What makes you think there is any relation? Exenatide is a diabetes drug that has nothing at all to do with controlling inflammation or oxidative stress, the two biggies of MMF. Here is what Wikipedia has to say about Exenatide:


Exenatide is approved "as adjunctive therapy to improve glycemic control in patients with type 2 diabetes mellitus who are taking metformin, a biguanide, or a combination of metformin and a sulfonylurea, but have not achieved adequate glycemic control." '


Hi Dumpelkin,

Whilst a I am an AFer, my wife has PD and has just completed the clinical trial of Exenatide. We should know in a few weeks if she was on the drug or the placebo and then we will be given the full trial results by Septmber/October. I believe that Exenatide does have an effect on inflammation, butI am not a doctor, so I recommend you search the Parkinson's UK Facebook site and look for the "Can old drugs perform new tricks". In this video, the doctor, Dilan Athauda, who is running this trial under consultant Dr Tom Foltynie, explains in detail about this drug and its potential effects for PD patients. I am sorry not to give you a link to click on, but it does not look possible to do this from Facebook using my iPad and this is all I have with me at the moment.

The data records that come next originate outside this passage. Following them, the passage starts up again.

template <typename T>
int spectral_init_t(TypeTag<T>, bb_solver *s, int n_iter, const double *v0, double tol, int *iters_done,
                    double *residual_out) {
    const int64_t n = s->L.n_bins, n_pad = s->L.n_pad, n3 = n_pad * 3;
    if (!s->d_mv_in) BB_TRY(dev_alloc((char **)&s->d_mv_in, n3 * (int64_t)sizeof(T)));
    bb::DevBuf bV, bZ, bS, bP, bF;
    if (bV.alloc((size_t)n3 * 8) != hipSuccess || bZ.alloc((size_t)n3 * 8) != hipSuccess ||
        bS.alloc(24 * 8) != hipSuccess || bP.alloc((size_t)2 * kSpMaxGroups * 12 * 8) != hipSuccess ||
        bF.alloc(sizeof(int)) != hipSuccess)
        return bb::fail(BB_ERR_NOMEM, "bb_solver_spectral_init: out of device memory");
    double *dV = (double *)bV.p, *dZ = (double *)bZ.p, *dS = (double *)bS.p;
    double *dP0 = (double *)bP.p, *dP1 = dP0 + kSpMaxGroups * 12;
    int *dF = (int *)bF.p;
    hipStream_t st = s->stream;
    const dim3 gvec((unsigned)((n_pad + kSpWG - 1) / kSpWG)), bwg(kSpWG);
    const int groups = (int)std::min<int64_t>(kSpMaxGroups, (n_pad + kSpWG - 1) / kSpWG);
    const dim3 ggrp((unsigned)groups);
    const Affine3 ident = {{0, 0, 0}, {1, 0, 0, 0, 1, 0, 0, 0, 1}, 1.0};
    double sums[12];
    auto fetch_sums = [&]() -> int {
        BB_HIP_CHECK(hipStreamSynchronize(st));
        BB_HIP_CHECK(hipMemcpy(sums, dS, sizeof(sums), hipMemcpyDeviceToHost));
        return BB_OK;
    };
    auto orthonormalise = [&]() -> int {
        BB_HIP_CHECK(bb::launch(sp_affine_stats_kernel<double>, ggrp, bwg, 0, st, (const double *)dZ, dV,
                                n, n_pad, (const double *)dP1, groups, (int)kSpChol, 1.0, dF, dP0));
        BB_HIP_CHECK(bb::launch(sp_affine_centre_kernel<T>, gvec, bwg, 0, st, (const double *)dV, dV,
                                (T *)s->d_mv_in, n, n_pad, (const double *)dP0, groups, dF));
        return BB_OK;
    };
    auto apply_B = [&]() -> int {
        BB_TRY(launch_grad(s, kOpMatvec2, s->d_mv_in));
        BB_TRY(exchange_sum(s));
        BB_HIP_CHECK(bb::launch(sp_stats_kernel<T>, ggrp, bwg, 0, st, (const T *)s->d_exch, n, n_pad, dP0));
        BB_HIP_CHECK(bb::launch(sp_affine_stats_kernel<T>, ggrp, bwg, 0, st, (const T *)s->d_exch, dZ, n,
                                n_pad, (const double *)dP0, groups, (int)kSpMean, -0.5, dF, dP1));
        return BB_OK;
    };
    BB_HIP_CHECK(hipMemsetAsync(dF, 0, sizeof(int), st));
    BB_HIP_CHECK(hipMemsetAsync(s->d_V, 0, (size_t)n3 * sizeof(T), st));
    BB_HIP_CHECK(hipMemsetAsync(dZ, 0, (size_t)n3 * 8, st));
    BB_HIP_CHECK(hipMemcpyAsync(dZ, v0, (size_t)n * 24, hipMemcpyHostToDevice, st));
    BB_HIP_CHECK(bb::launch(sp_stats_kernel<double>, ggrp, bwg, 0, st, (const double *)dZ, n, n_pad, dP1));
    BB_TRY(orthonormalise());
    double zsums[12];
    double residual = -1.0;
    int done = 0;
    bool have_product = false;
    for (int it = 0; it < n_iter; ++it) {
        BB_TRY(apply_B());
        if (tol > 0.0 && it > 0) {
            BB_HIP_CHECK(bb::launch(gram3_kernel<double, double>, dim3(1), dim3(1024), 0, st,
                                    (const double *)dV, (const double *)dZ, n, dS));
            BB_HIP_CHECK(bb::launch(sp_fold_partials_kernel, dim3(1), dim3(64), 0, st,
                                    (const double *)dP1, groups, dS + 12));
            BB_TRY(fetch_sums());
            BB_HIP_CHECK(hipMemcpy(zsums, dS + 12, sizeof(zsums), hipMemcpyDeviceToHost));
            double gg = 0.0;
            const double zz = zsums[0] + zsums[4] + zsums[8];
            for (int q = 0; q < 9; ++q) gg += sums[q] * sums[q];
            residual = zz > 0.0 ? sqrt(std::max(0.0, zz - gg) / zz) : 0.0;
            if (residual < tol) { have_product = true; break; }
        }
        BB_TRY(orthonormalise());
        done = it + 1;
    }
    if (iters_done) *iters_done = done;
    if (residual_out) *residual_out = residual;
    if (!have_product) {
        BB_TRY(apply_B());
        BB_HIP_CHECK(bb::launch(gram3_kernel<double, double>, dim3(1), dim3(1024), 0, st,
                                (const double *)dV, (const double *)dZ, n, dS));
        BB_TRY(fetch_sums());
    }
    int lost = 0;
    BB_HIP_CHECK(hipMemcpy(&lost, dF, sizeof(int), hipMemcpyDeviceToHost));
    if (lost)
        return bb::fail(BB_ERR_STATE, "bb_solver_spectral_init: the iterate lost rank "
                                      "(fewer than 3 independent directions in the map)");
    double m[9], z[9];
    for (int i = 0; i < 3; ++i)
        for (int j = 0; j < 3; ++j) m[i * 3 + j] = 0.5 * (sums[i * 3 + j] + sums[j * 3 + i]);
    jacobi3(m, z);
    int order[3] = {0, 1, 2};
    std::sort(order, order + 3, [&](int a, int b) { return m[a * 4] > m[b * 4]; });
    BB_HIP_CHECK(hipMemsetAsync(dZ, 0, (size_t)n3 * 8, st));
    BB_HIP_CHECK(hipMemcpyAsync(dZ, v0, (size_t)n * 24, hipMemcpyHostToDevice, st));
    BB_HIP_CHECK(bb::launch(gram3_kernel<double, double>, dim3(1), dim3(1024), 0, st, (const double *)dV,
                            (const double *)dZ, n, dS));
    BB_TRY(fetch_sums());
    Affine3 f = ident;
    for (int c = 0; c < 3; ++c) {
        const double lam = m[order[c] * 4] > 0.0 ? m[order[c] * 4] : 0.0;
        double side = 0.0;
        for (int r = 0; r < 3; ++r) side += z[r * 3 + order[c]] * sums[r * 3];
        const double sg = side < 0.0 ? -1.0 : 1.0;
        for (int r = 0; r < 3; ++r) f.m[r * 3 + c] = sg * z[r * 3 + order[c]] * sqrt(lam);
    }
    BB_HIP_CHECK(bb::launch(affine3_kernel<double, T>, dim3((unsigned)((n_pad + 255) / 256)), dim3(256), 0,
                            st, (const double *)dV, (T *)s->d_X, n, n_pad, f));
    BB_HIP_CHECK(hipMemsetAsync(s->d_V, 0, (size_t)n3 * sizeof(T), st));
    BB_HIP_CHECK(hipStreamSynchronize(st));
    return BB_OK;
}

}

Thank you for the clarification. I did not know about the trial of Exenatide off label.



From dumplekin reply they are very different meds. The exenatide trials are still ongoing I believe. 2014 report

The conclusion from the trial was that while these data must still not be interpreted as evidence of neuroprotection, they nevertheless provide strong encouragement for the further study of this drug as a potential disease modifying agent in Parkinson’s disease.

Earlier report on animal model of PD



The links you included with your comments are associated with the Phase 1 trial of Exenatide. The Phase 2 trial is completing now and results should be published in the autum. If you can find the presentation video I refer to in my earlier post, responding to the first post by Dumpelkin in this stream, you will hear the detailed biochemical arguments and evidence for Exenstide.

The anecdotal evidence of this Phase 2 trial is encouraging, but until the full results are published this does not mean a great deal.